[Data entries]

template <bool SPLIT, int D, int PART, int NWK, bool BAND>
__device__ __forceinline__ void dkdv_body(
    const unsigned short* __restrict__ q, Strides qs, const unsigned short* __restrict__ k, Strides ks,
    const unsigned short* __restrict__ v, Strides vs, const unsigned short* __restrict__ dout, Strides dos,
    const float* __restrict__ lse, const float* __restrict__ delta, unsigned short* __restrict__ dk, Strides dks,
    unsigned short* __restrict__ dv, Strides dvs, float* __restrict__ pk, float* __restrict__ pv, int B, int H,
    int Hk, int Sq, int Sk, float scale, int causal, Sparse sp, int qoff, int hpw, Band bd) {
  constexpr int KB = NWK * QW;
  using G_ = KVL<D, KB>;
  char* vblk = smem;
  char* ring = smem + G_::VBLK;
  int* tlist = reinterpret_cast<int*>(ring + 2 * G_::SLOT) + 1;
  const int lane = threadIdx.x & 63, w = __builtin_amdgcn_readfirstlane(threadIdx.x >> 6), r = lane & 31,
            h = lane >> 5;
  const int nkb = Sk / KB;
  int bh, kb;
  const int G = SPLIT ? hpw : H / Hk;
  const int HB = H / G;
  map_block(nkb, B * HB, false, bh, kb);
  const int b = bh / HB, hsel = bh - b * HB;
  const int hq0 = hsel * G;
  const int kh = hq0 / (H / Hk);
  const int k0 = kb * KB + w * QW;
  const unsigned short* kp = k + b * ks.b + kh * ks.h;
  const unsigned short* vp = v + b * vs.b + kh * vs.h;
  const float c = scale * LOG2E;
  const int qstart = causal ? min(Sq, max(0, kb * KB - qoff) / QT * QT) : 0;
  const int qend = BAND ? (band_qhi(bd, b, Sq, kb * KB + KB - 1) / QT + 1) * QT : Sq;
  const int qh = BAND ? band_qhi(bd, b, Sq, k0 + r) : 0;
  const int qh_lo = BAND ? __builtin_amdgcn_readfirstlane(qh) : 0;
  const int qh_hi = BAND ? __builtin_amdgcn_readlane(qh, QW - 1) : 0;
  const int ntq = (qend - qstart) / QT;
  const int total = sp.layout ? build_tile_list(sp, hq0, qstart / QT, Sq / QT, QT, kb * KB, kb * KB + KB, false, tlist)
                              : ntq * G;
  const int kbl = sp.layout ? (k0 + r) / sp.blk : 0;
  int is_h = hq0, is_q = qstart;
  int c_q = qstart;
  auto issue = [&](int it, char* slot) {
    const int hq = sp.layout ? hq0 : is_h;
    const int qt0 = sp.layout ? tlist[it] * QT : is_q;
    if (!sp.layout) {
      is_q += QT;
      if (is_q >= qend) {
        is_q = qstart;
        ++is_h;
      }
    }
    tile_glds<QT, D, NWK>(q + b * qs.b + hq * qs.h, qs.s, qt0, slot);
    tile_glds<QT, D, NWK>(dout + b * dos.b + hq * dos.h, dos.s, qt0, slot + G_::TILE);
    if (w == 0) {
      const int64_t lr = ((int64_t)b * H + hq) * Sq + qt0 + (lane & 31);
      glds4_m0(lane < 32 ? (const void*)(lse + lr) : (const void*)(delta + lr), lds_addr(slot + 2 * G_::TILE));
    }
  };
  if constexpr ((PART & 2) != 0) tile_glds<KB, D, NWK>(vp, vs.s, kb * KB, vblk);
  if (total > 0) issue(0, ring);
  bf16x8 kf[D / 16];
#pragma unroll
  for (int t = 0; t < D / 16; ++t)
    kf[t] = *reinterpret_cast<const bf16x8*>(kp + (int64_t)(k0 + r) * ks.s + 16 * t + 8 * h);
  f32x16 dka[D / 32], dva[D / 32];
#pragma unroll
  for (int t = 0; t < D / 32; ++t) {
    dka[t] = zero16();
    dva[t] = zero16();
  }
  vm_wait_all();
#pragma unroll
  for (int t = 0; t < D / 16; ++t) asm volatile("" ::"v"(kf[t]));
  __syncthreads();
  LaneOffs<D> lo;
  lo.init(lane);
  auto step = [&](const int it, auto slotc) {
    constexpr int CUR = decltype(slotc)::value;
    const int qt0 = sp.layout ? tlist[it] * QT : c_q;
    c_q = c_q + QT >= qend ? qstart : c_q + QT;
    const bool active = (!causal || (qt0 + QT - 1 + qoff >= k0)) && !(BAND && qt0 > qh_hi);
    const bool diag = causal && (qt0 + qoff < k0 + QW);
    const bool band = BAND && qt0 + QT - 1 > qh_lo;
    if (it + 1 < total) issue(it + 1, ring + (CUR ^ 1) * G_::SLOT);
    if (active)
      dkdv_tile<true, D, PART, BAND>(lo, ring + CUR * G_::SLOT, vblk, kf, dka, dva, c, qt0, k0, w, r, h, lane, diag,
                                     sp, hq0, kbl, qoff, band, qh);
    vm_wait_all();
    __syncthreads();
  };
  for (int it = 0; it < total; it += 2) {
    step(it, std::integral_constant<int, 0>{});
    if (it + 1 < total) step(it + 1, std::integral_constant<int, 1>{});
  }
  if (SPLIT && pk != nullptr) {
    float* kp32 = pk + (((int64_t)b * Sk + k0 + r) * HB + hsel) * D;
    float* vp32 = pv + (((int64_t)b * Sk + k0 + r) * HB + hsel) * D;
#pragma unroll
    for (int t = 0; t < D / 32; ++t)
#pragma unroll
      for (int rg = 0; rg < 4; ++rg) {
        f32x4 a, cc;
#pragma unroll
        for (int e = 0; e < 4; ++e) {
          a[e] = dka[t][4 * rg + e] * scale;
          cc[e] = dva[t][4 * rg + e];
        }
        if constexpr ((PART & 2) != 0) *reinterpret_cast<f32x4*>(kp32 + 32 * t + 8 * rg + 4 * h) = a;
        if constexpr ((PART & 1) != 0) *reinterpret_cast<f32x4*>(vp32 + 32 * t + 8 * rg + 4 * h) = cc;
      }
    return;
  }
  unsigned short* kop = dk + b * dks.b + kh * dks.h + (int64_t)(k0 + r) * dks.s;
  unsigned short* vop = dv + b * dvs.b + kh * dvs.h + (int64_t)(k0 + r) * dvs.s;
#pragma unroll
  for (int t = 0; t < D / 32; ++t)
#pragma unroll
    for (int rg = 0; rg < 4; ++rg) {
      u16x4 pk4, pv4;
#pragma unroll
      for (int e = 0; e < 4; ++e) {
        pk4[e] = f32_to_bf16(dka[t][4 * rg + e] * scale);
        pv4[e] = f32_to_bf16(dva[t][4 * rg + e]);
      }
      if constexpr ((PART & 2) != 0) *reinterpret_cast<u16x4*>(kop + 32 * t + 8 * rg + 4 * h) = pk4;
      if constexpr ((PART & 1) != 0) *reinterpret_cast<u16x4*>(vop + 32 * t + 8 * rg + 4 * h) = pv4;
    }
}

template <bool SPLIT, int D, int PART = 3, int NWK = 4>
__global__ void __launch_bounds__(NWK * 64, (NWK == 8 ? 1 : bwd_min_waves<D>())) dkdv_kernel(
    const unsigned short* __restrict__ q, Strides qs, const unsigned short* __restrict__ k, Strides ks,
    const unsigned short* __restrict__ v, Strides vs, const unsigned short* __restrict__ dout, Strides dos,
    const float* __restrict__ lse, const float* __restrict__ delta, unsigned short* __restrict__ dk, Strides dks,
    unsigned short* __restrict__ dv, Strides dvs, float* __restrict__ pk, float* __restrict__ pv, int B, int H,
    int Hk, int Sq, int Sk, float scale, int causal, Sparse sp, int qoff, int hpw) {
  dkdv_body<SPLIT, D, PART, NWK, false>(q, qs, k, ks, v, vs, dout, dos, lse, delta, dk, dks, dv, dvs, pk, pv, B, H,
                                        Hk, Sq, Sk, scale, causal, sp, qoff, hpw, Band{nullptr, nullptr});
}

template <bool SPLIT, int D, int PART = 3, int NWK = 4>
__global__ void __launch_bounds__(NWK * 64, (NWK == 8 ? 1 : bwd_min_waves<D>())) dkdv_band_kernel(
    const unsigned short* __restrict__ q, Strides qs, const unsigned short* __restrict__ k, Strides ks,
    const unsigned short* __restrict__ v, Strides vs, const unsigned short* __restrict__ dout, Strides dos,
    const float* __restrict__ lse, const float* __restrict__ delta, unsigned short* __restrict__ dk, Strides dks,
    unsigned short* __restrict__ dv, Strides dvs, float* __restrict__ pk, float* __restrict__ pv, int B, int H,
    int Hk, int S, float scale, int hpw, Band bd) {
  dkdv_body<SPLIT, D, PART, NWK, true>(q, qs, k, ks, v, vs, dout, dos, lse, delta, dk, dks, dv, dvs, pk, pv, B, H,
                                       Hk, S, S, scale, 1, Sparse{nullptr, 0, 0}, 0, hpw, bd);
}


template <int D>
__global__ void __launch_bounds__(256) dkdv_reduce_kernel(const float* __restrict__ pk, const float* __restrict__ pv,
                                                          unsigned short* __restrict__ dk, Strides dks,
                                                          unsigned short* __restrict__ dv, Strides dvs, int B, int S,
                                                          int H, int Hk) {
  const int G = H / Hk;
  const int64_t n8 = (int64_t)B * S * Hk * (D / 8);
  for (int64_t i = (int64_t)blockIdx.x * blockDim.x + threadIdx.x; i < n8; i += (int64_t)gridDim.x * blockDim.x) {
    const int c = (int)(i % (D / 8)) * 8;
    const int64_t rest = i / (D / 8);
    const int kh = (int)(rest % Hk);
    const int64_t bs = rest / Hk;
    const int b = (int)(bs / S), s_ = (int)(bs - (int64_t)b * S);
    float ak[8] = {0, 0, 0, 0, 0, 0, 0, 0}, av[8] = {0, 0, 0, 0, 0, 0, 0, 0};
    for (int g = 0; g < G; ++g) {
      const int64_t off = (bs * H + kh * G + g) * D + c;
      float x[8], y[8];
      load8<DT::F32>(pk + off, x);
      load8<DT::F32>(pv + off, y);
#pragma unroll
      for (int e = 0; e < 8; ++e) { ak[e] += x[e]; av[e] += y[e]; }
    }
    store8<DT::BF16>(dk + b * dks.b + (int64_t)s_ * dks.s + kh * dks.h + c, ak);
    store8<DT::BF16>(dv + b * dvs.b + (int64_t)s_ * dvs.s + kh * dvs.h + c, av);
  }
}

}

static fa::Strides strides_of(const at::Tensor& t) {
  return fa::Strides{t.stride(0), t.stride(1), t.stride(2)};
}
static unsigned short* u16(const at::Tensor& t) { return reinterpret_cast<unsigned short*>(t.data_ptr()); }

static void check_bf16_rows(std::initializer_list<const at::Tensor*> ts, const char* op) {
  for (const at::Tensor* t : ts) {
    bool ok = t->scalar_type() == at::kBFloat16 && t->stride(-1) == 1 &&
              (reinterpret_cast<uintptr_t>(t->data_ptr()) & 15) == 0;
    for (int64_t i = 0; i + 1 < t->dim(); ++i) ok = ok && t->stride(i) % 8 == 0;
    SXE_CHECK(ok, op, ": bf16 with unit stride on D and 16-byte aligned rows required");
  }
}

static void check_qkv(const at::Tensor& q, const at::Tensor& k, const at::Tensor& v) {
  SXE_CHECK(q.dim() == 4 && k.dim() == 4 && v.dim() == 4, "flash_attn: tensors must be [B, S, H, D]");
  check_bf16_rows({&q, &k, &v}, "flash_attn");
  const int64_t D = q.size(3);
  SXE_CHECK(D == 64 || D == 128 || D == 256, "flash_attn: head dim must be 64, 128 or 256");
  SXE_CHECK(k.size(3) == D && v.size(3) == D, "flash_attn: q/k/v head dims differ");
  SXE_CHECK(k.sizes() == v.sizes() && q.size(0) == k.size(0), "flash_attn: q/k/v shapes");
  SXE_CHECK(q.size(2) % k.size(2) == 0, "flash_attn: Hq must be a multiple of Hkv");
  SXE_CHECK(q.size(1) % fa::QB == 0 && k.size(1) % fa::QB == 0, "flash_attn: seq lengths must be multiples of 128");
}

static fa::Sparse sparse_of(const c10::optional<at::Tensor>& layout, int64_t block, const at::Tensor& q) {
  if (!layout.has_value() || !layout->defined()) return fa::Sparse{nullptr, 0, 0};
  const at::Tensor& L = *layout;
  const int S = q.size(1), H = q.size(2);
  SXE_CHECK(L.is_cuda() && L.scalar_type() == at::kByte && L.is_contiguous() && L.dim() == 3, "layout: uint8 [H, nb, nb]");
  SXE_CHECK(block >= 16 && block % 16 == 0 && S % block == 0, "layout block must be a multiple of 16 dividing seq_len");
  SXE_CHECK(L.size(0) == H && L.size(1) == S / block && L.size(2) == S / block, "layout shape must be [H, S/block, S/block]");
  SXE_CHECK(S / fa::KT <= 1024, "sparse attention: seq_len <= 65536");
  return fa::Sparse{L.data_ptr<uint8_t>(), (int)block, (int)(S / block)};
}

static fa::Band band_of(const at::Tensor& klo, const at::Tensor& qhi, const at::Tensor& q, const at::Tensor& k) {
  SXE_CHECK(q.dim() == 4 && k.dim() == 4 && q.size(1) == k.size(1), "flash_attn band: needs Sq == Sk");
  for (const at::Tensor* t : {&klo, &qhi})
    SXE_CHECK(t->is_cuda() && t->device() == q.device() && t->scalar_type() == at::kInt && t->is_contiguous() &&
                  t->dim() == 2 && t->size(0) == q.size(0) && t->size(1) == q.size(1),
              "flash_attn band: klo / qhi must be contiguous int32 [B, S] on the device of q");
  return fa::Band{klo.data_ptr<int>(), qhi.data_ptr<int>()};
}

constexpr size_t kListBytes = (1 + 2048) * sizeof(int) + 16;

static int env_int(const char* name, int dflt) {
  const char* e = std::getenv(name);
  return (e != nullptr && *e != 0) ? std::atoi(e) : dflt;
}

template <int D> constexpr size_t kRingBytes = 4 * fa::KT * 2 * D;

template <auto Kernel> using kern_t = std::integral_constant<decltype(Kernel), Kernel>;
template <int N> using int_t = std::integral_constant<int, N>;

template <auto Kernel, typename... Args>
static void launch(int grid, int waves, size_t lds, Args... args) {
  allow_max_dynamic_lds<Kernel>();
  hipLaunchKernelGGL(Kernel, dim3(grid), dim3(waves * 64), lds, cur_stream(), args...);
  SXE_LAUNCH_CHECK();
}

struct Mask {
  bool causal;
  int kvlen, qoff;
  fa::Sparse sp;
  fa::Band bd;
};
constexpr fa::Sparse kNoSparse{nullptr, 0, 0};
constexpr fa::Band kNoBand{nullptr, nullptr};

static Mask mask_of(const at::Tensor& q, const at::Tensor& k, bool causal, fa::Sparse sp, int64_t kv_len,
                    int64_t causal_offset, fa::Band bd) {
  const int Sq = q.size(1), Sk = k.size(1);
  const int kvlen = kv_len < 0 ? Sk : (int)kv_len;
  SXE_CHECK(kvlen >= 1 && kvlen <= Sk, "flash_attn: kv_len must be in [1, Sk]");
  const int qoff = causal_offset == INT64_MIN ? Sk - Sq : (int)causal_offset;
  SXE_CHECK(!sp.layout || (Sq == Sk && qoff == 0), "block-sparse attention needs Sq == Sk");
  SXE_CHECK(!bd.klo || (causal && Sq == Sk && qoff == 0 && kvlen == Sk && !sp.layout),
            "flash_attn band: needs causal, Sq == Sk, causal offset 0, no kv_len and no sparse layout");
  return Mask{causal, kvlen, qoff, sp, bd};
}

template <int D>
static std::vector<at::Tensor> fwd_impl_d(const at::Tensor& q, const at::Tensor& k, const at::Tensor& v, double scale,
                                          const Mask& m) {
  static_assert(kRingBytes<D> + kListBytes <= kMaxDynamicLds, "forward LDS exceeds the opt-in limit");
  const int B = q.size(0), Sq = q.size(1), H = q.size(2), Sk = k.size(1), Hk = k.size(2);
  auto o = at::empty({B, Sq, H, D}, q.options());
  auto lse = at::empty({B, H, Sq}, q.options().dtype(at::kFloat));
  const size_t lds = kRingBytes<D> + (m.sp.layout ? kListBytes : 0);
  const int grid = (Sq / fa::QB) * B * H;
  auto run = [&](auto nwf, auto dma) {
    constexpr int NWF = decltype(nwf)::value;
    constexpr bool DMA = decltype(dma)::value;
    auto go = [&](auto kern, auto... tail) {
      launch<decltype(kern)::value>(NWF == 8 ? grid / 2 : grid, NWF, lds, u16(q), strides_of(q), u16(k), strides_of(k),
                                    u16(v), strides_of(v), u16(o), strides_of(o), lse.data_ptr<float>(), B, H, Hk, Sq,
                                    tail...);
    };
    auto dense = [&](auto kern) { go(kern, Sk, (float)scale, m.causal ? 1 : 0, m.sp, m.kvlen, m.qoff); };
    if (m.bd.klo != nullptr) go(kern_t<fa::fwd_band_kernel<NWF, D>>{}, (float)scale, m.bd);
    else if (m.sp.layout != nullptr) dense(kern_t<fa::fwd_kernel<true, NWF, D, DMA>>{});
    else dense(kern_t<fa::fwd_kernel<false, NWF, D, DMA>>{});
  };
  if constexpr (D < 256) {
    const bool wide = Sq % 256 == 0 && env_int("SXE_FA_FWD_WAVES", 8) != 4;
    const bool dma = m.bd.klo != nullptr || env_int("SXE_FA_FWD_DMA", 1) != 0;
    if (wide) dma ? run(int_t<8>{}, std::true_type{}) : run(int_t<8>{}, std::false_type{});
    else dma ? run(int_t<4>{}, std::true_type{}) : run(int_t<4>{}, std::false_type{});
  } else {
    run(int_t<4>{}, std::true_type{});
  }
  return {o, lse};
}

static std::vector<at::Tensor> fwd_impl(at::Tensor q, at::Tensor k, at::Tensor v, bool causal, double scale,
                                        fa::Sparse sp, int64_t kv_len = -1, int64_t causal_offset = INT64_MIN,
                                        fa::Band bd = kNoBand) {
  check_qkv(q, k, v);
  const Mask m = mask_of(q, k, causal, sp, kv_len, causal_offset, bd);
  c10::DeviceGuard guard(q.device());
  std::vector<at::Tensor> out;
  dispatch_head_dim(q.size(3), "flash_attn", [&](auto d) { out = fwd_impl_d<decltype(d)::value>(q, k, v, scale, m); });
  return out;
}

Work instruction
Could you retype exactly the lines above, starting at the line that contains "int H, int Hk)" and ending at the line that contains "const int b = (int)(bs", and nothing more?

Result
                                                          int H, int Hk) {
  const int G = H / Hk;
  const int64_t n8 = (int64_t)B * S * Hk * (D / 8);
  for (int64_t i = (int64_t)blockIdx.x * blockDim.x + threadIdx.x; i < n8; i += (int64_t)gridDim.x * blockDim.x) {
    const int c = (int)(i % (D / 8)) * 8;
    const int64_t rest = i / (D / 8);
    const int kh = (int)(rest % Hk);
    const int64_t bs = rest / Hk;
    const int b = (int)(bs / S), s_ = (int)(bs - (int64_t)b * S);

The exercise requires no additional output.